Question

Camera shop stocks six different types of batteries, one of which is type A7b. Suppose that the camera shop has only twelve A7b batteries but at least 30 of each of the other types. Now, answer the following question - How many ways can a total inventory of 30 batteries be distributed among the six different types?

Answer 1

The number of ways to distribute 30 batteries among the six different types is 33,649.

Explanation:

It is provided that a camera shop stocks six different types of batteries, one of which is type A7b.

Also, the camera shop has only twelve A7b batteries but at least 30 of each of the other types.

Combinations would be used to determine the number of ways to distribute 30 batteries among the six different types.
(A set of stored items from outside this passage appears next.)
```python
def pack_taps(kernel: torch.Tensor) -> torch.Tensor:
    kh, kw, K, co = kernel.shape
    assert (kh, kw, co) == (3, 3, 2) and K % 32 == 0, kernel.shape
    w = kernel.detach().float().reshape(9, K, 2).permute(1, 0, 2).reshape(K, 18)
    a = torch.zeros(K, 32, dtype=torch.float32, device=kernel.device)
    a[:, :18] = w
    a = a.reshape(K // 32, 4, 8, 2, 16)
    return a.permute(0, 3, 1, 4, 2).contiguous().to(torch.bfloat16).reshape(-1)


def taps_gemm(fm: torch.Tensor, wpk: torch.Tensor, K: int, coff: int = 0) -> torch.Tensor:
    M = fm.shape[0]
    out = torch.empty(M, 24, device=fm.device, dtype=torch.float32)
    ops().taps_gemm([fm, wpk, out], [M, K, coff])
    return out


def convex_head(feat: torch.Tensor, wpk: torch.Tensor, bias: torch.Tensor, flow: torch.Tensor, B: int, h: int,
                w: int, alpha: float, coff: int = 0, out: Optional[torch.Tensor] = None, tiles: int = 0) -> torch.Tensor:
    if out is None:
        out = torch.empty(B, 8 * h, 8 * w, 2, device=feat.device, dtype=torch.float32)
    ops().convex_head([feat, wpk, bias, flow, out], [B, h, w, coff, 0, tiles], float(alpha))
    return out


def project_keys(B: int, h: int, w: int, device) -> torch.Tensor:
    return torch.full((2 * B * h * w + 2,), -1, dtype=torch.int64, device=device)


def forward_project(flow: torch.Tensor, fill_radius: int = 4, keys: Optional[torch.Tensor] = None,
                    out: Optional[torch.Tensor] = None) -> torch.Tensor:
    if not flow.is_cuda:
        from ..models.reference import forward_project as golden
# ... 591 lines not shown
```

### jax_raft_amd/runtime/engine.py

```python
from __future__ import annotations

import itertools
import operator
import weakref
from collections import OrderedDict
from dataclasses import dataclass, field
from typing import Dict, List, Optional, Tuple

import torch

from ..models.reference import BidirectionalFlow, BidirectionalWarp
from ..models.layers import (
    NORM_BATCH,
    NORM_CUSTOM,
    NORM_INSTANCE,
    BottleneckBlock,
    ConvNormActivation,
    CorrBlock,
    FeatureEncoder,
    FlowHead,
    MaskPredictor,
    MotionEncoder,
    RecurrentBlock,
    ResidualBlock,
# ... 91 lines not shown
    pw = (((W0 // 8) + 1) * 8 - W0) % 8
    return ph // 2, ph - ph // 2, pw // 2, pw - pw // 2


_U8_LUT: Dict[str, torch.Tensor] = {}


def u8_table(device) -> torch.Tensor:
    key = str(device)
    t = _U8_LUT.get(key)
    if t is None:
        t = _U8_LUT[key] = (torch.arange(256, dtype=torch.float32) / 255.0 * 2.0 - 1.0).to(device)
    return t


class RaftEngine:

    def __new__(cls, *args, precision: str = "bf16", **kwargs):
        if precision not in ("bf16", "fp32", "mixed"):
            raise ValueError(f"precision must be 'bf16', 'fp32' or 'mixed', got {precision!r}")
        if precision == "fp32" and cls is RaftEngine:
            from .engine_f32 import RaftEngineF32
            cls = RaftEngineF32
        elif precision == "mixed" and cls is RaftEngine:
            from .engine_f32 import RaftEngineMixed
            cls = RaftEngineMixed
        return super().__new__(cls)

    precision = "bf16"
    fe_external = False

    GRU = "auto"
    GRU_ME = "auto"
    PRO_LANES = "auto"
    HALO_NORM = True
    MERGED_UP = True
    CONV_GROUP = True
    MASK_PARITY = False
    CORR_PERSIST_B1 = True
    HOST_GATE = True
    WARM_FILL_RADIUS = 4

    def __init__(self, model, device, use_graph: bool = True, copy_output: bool = True,
                 corr_dtype: torch.dtype = torch.bfloat16, gate_dtype: torch.dtype = torch.bfloat16,
                 autotune: bool = True, streams="auto", split: int = 1,
                 cfg_override: Optional[Dict[str, int]] = None, cp_group=None, **mode):
        mode.pop("precision", None)
        corr = mode.pop("corr", "volume")
        if mode:
            raise TypeError(f"RaftEngine: unexpected keyword arguments {sorted(mode)}")
        if corr not in ("volume", "on_demand"):
            raise ValueError(f"corr must be 'volume' or 'on_demand', got {corr!r}")
        if corr == "on_demand":
            if self.precision != "bf16":
                raise NotImplementedError(f"corr='on_demand': not with precision={self.precision!r} (the on-demand "
                                          "lookup is lowered for the bf16 engine only)")
            if cp_group is not None:
                raise NotImplementedError("corr='on_demand': not with context parallelism (cp_group splits the "
                                          "volume the on-demand path never builds)")
        self.corr_mode = corr
        nat.require()
        self._init_cp(cp_group)
        assert streams in (True, False, "auto"), streams
        self.streams_mode = streams
        self.halo_norm = bool(self.HALO_NORM)
        self.halo_res = self.halo_norm
# ... 655 lines not shown
                    nat.ops().gru_halo(t, base + list(tile))
                e_.record()
                e_.synchronize()
                el = s_.elapsed_time(e_)
                if best is None or el < best[0]:
                    best = (el, c)
            code = best[1]
            tunedb.record(self.arch, key, code)
        code = self._agree(code)
        _TUNE_CACHE[key + (str(self.device),)] = code
        self.chosen_cfgs[f"gru{gi}.halo"] = code
        return enc[code]

    def _gru_fused_ok(self, B: int, h: int, w: int) -> bool:
        env = "1" if self.GRU == "fused" else "auto"
        rb = self.model.update_block.recurrent_block
        ks = [tuple(k) for k in rb.kernel_size]
        if (self.hidden != 128 or self.hx_cs != 256 or self.gate_cs < 384 or ks != [(1, 5), (5, 1)]
                or self.gate_dtype != torch.bfloat16):
            return False
        tiles = min(nat.gru_fused_tiles(B, h, w, 0), nat.gru_fused_tiles(B, h, w, 1))
        return tiles > 0 and (env == "1" or tiles >= 3 * nat.NUM_CUS // 4)

    def _gru_me_ok(self, B: int, h: int, w: int) -> bool:
        assert self.GRU_ME in ("auto", "on", "off"), self.GRU_ME
        if self.GRU_ME == "off" or self.cp:
            return False
        sp = self._specs["me.conv"]
        ks = tuple(self.model.update_block.recurrent_block.kernel_size[0])
        if (not (sp.halo_ks == 3 and sp.cin8 == 256 and sp.cout <= 128 and self.mot_off == 128 and self.hx_cs == 256)
                or ks != (1, 5) or not 1 <= w <= 128):
            return False
        return self.GRU_ME == "on" or nat.gru_fused_tiles(B, h, w, 0) >= 3 * nat.NUM_CUS // 4

    def _parts(self, B: int) -> int:
        return self.split if (self.split > 1 and B % self.split == 0 and not self.cp) else 1

    def uses_lanes(self, B: int, all_iters: bool = True, *, parts: Optional[int] = None) -> bool:
        if self.cp or not self._lanes_ok(all_iters):
            return False
        if self.streams_mode != "auto":
            return bool(self.streams_mode)
        return B // (self._parts(B) if parts is None else parts) >= self.AUTO_STREAMS_MIN_BATCH

    def _build(self, B: int, H: int, W: int, n_iters: int, all_iters: bool = True,
               src: Optional[Tuple[int, int, int, int]] = None, warm: bool = False, *,
               parts: Optional[int] = None, slot: bool = False) -> _PlanState:
        return lowering.build(self, B, H, W, n_iters, all_iters, src, warm, parts=parts, slot=slot)

    def _build_bidir(self, B: int, H: int, W: int, n_iters: int, all_iters: bool,
                     src: Optional[Tuple[int, int, int, int]], warp: bool = False, *, slot: bool = False) -> _PlanState:
        return lowering.build_bidir(self, B, H, W, n_iters, all_iters, src, warp, slot=slot)

    @torch.no_grad()
    def forward(self, image1: torch.Tensor, image2: torch.Tensor, num_flow_updates: int = 12,
                return_all_iters: bool = True, flow_init=None, return_flow_low: bool = False,
                bidirectional: bool = False, fb_alpha: float = 0.01, fb_beta: float = 0.5, warp: bool = False):
        if self._stale():
            self._pack()
            self._last = None
        if self.cp and flow_init is not None:
            raise NotImplementedError("forward(flow_init=...): not with context parallelism (cp_group)")
        if warp and not bidirectional:
            raise ValueError("forward(warp=True) requires bidirectional=True (the warp is the last op of the "
                             "bidirectional plan)")
        if bidirectional and self.corr_mode == "on_demand":
# ... 221 lines not shown
```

Here repetition is allowed.

`C(n+r-1, r)={n+r-1\choose r}=((n+r-1)!)/(r!(n-1)!)`

The number of A7b batteries is 12.

Then the number of ways to distribute 30 batteries among the six different types is:

`C(n+(r-k)-1, (r-k))={n+(r-k)-1\choose (r-k)}=((n+(r-k)-1)!)/((r-k)!(n-1)!)`

The number of ways is:

`C(n+(r-k)-1, (r-k))={n+(r-k)-1\choose (r-k)}`

`=((n+(r-k)-1)!)/((r-k)!(n-1)!)\\\\=((6+(30-12)-1)!)/((30-12)!* (6-1)!)\\\\=(23!)/(18!* 5!)\\\\=(23* 22* 21* 20* 19* 18!)/(18!* 5!)\\\\=(23* 22* 21* 20* 19)/( 5!)\\\\=33649`

Thus, the number of ways to distribute 30 batteries among the six different types is 33,649.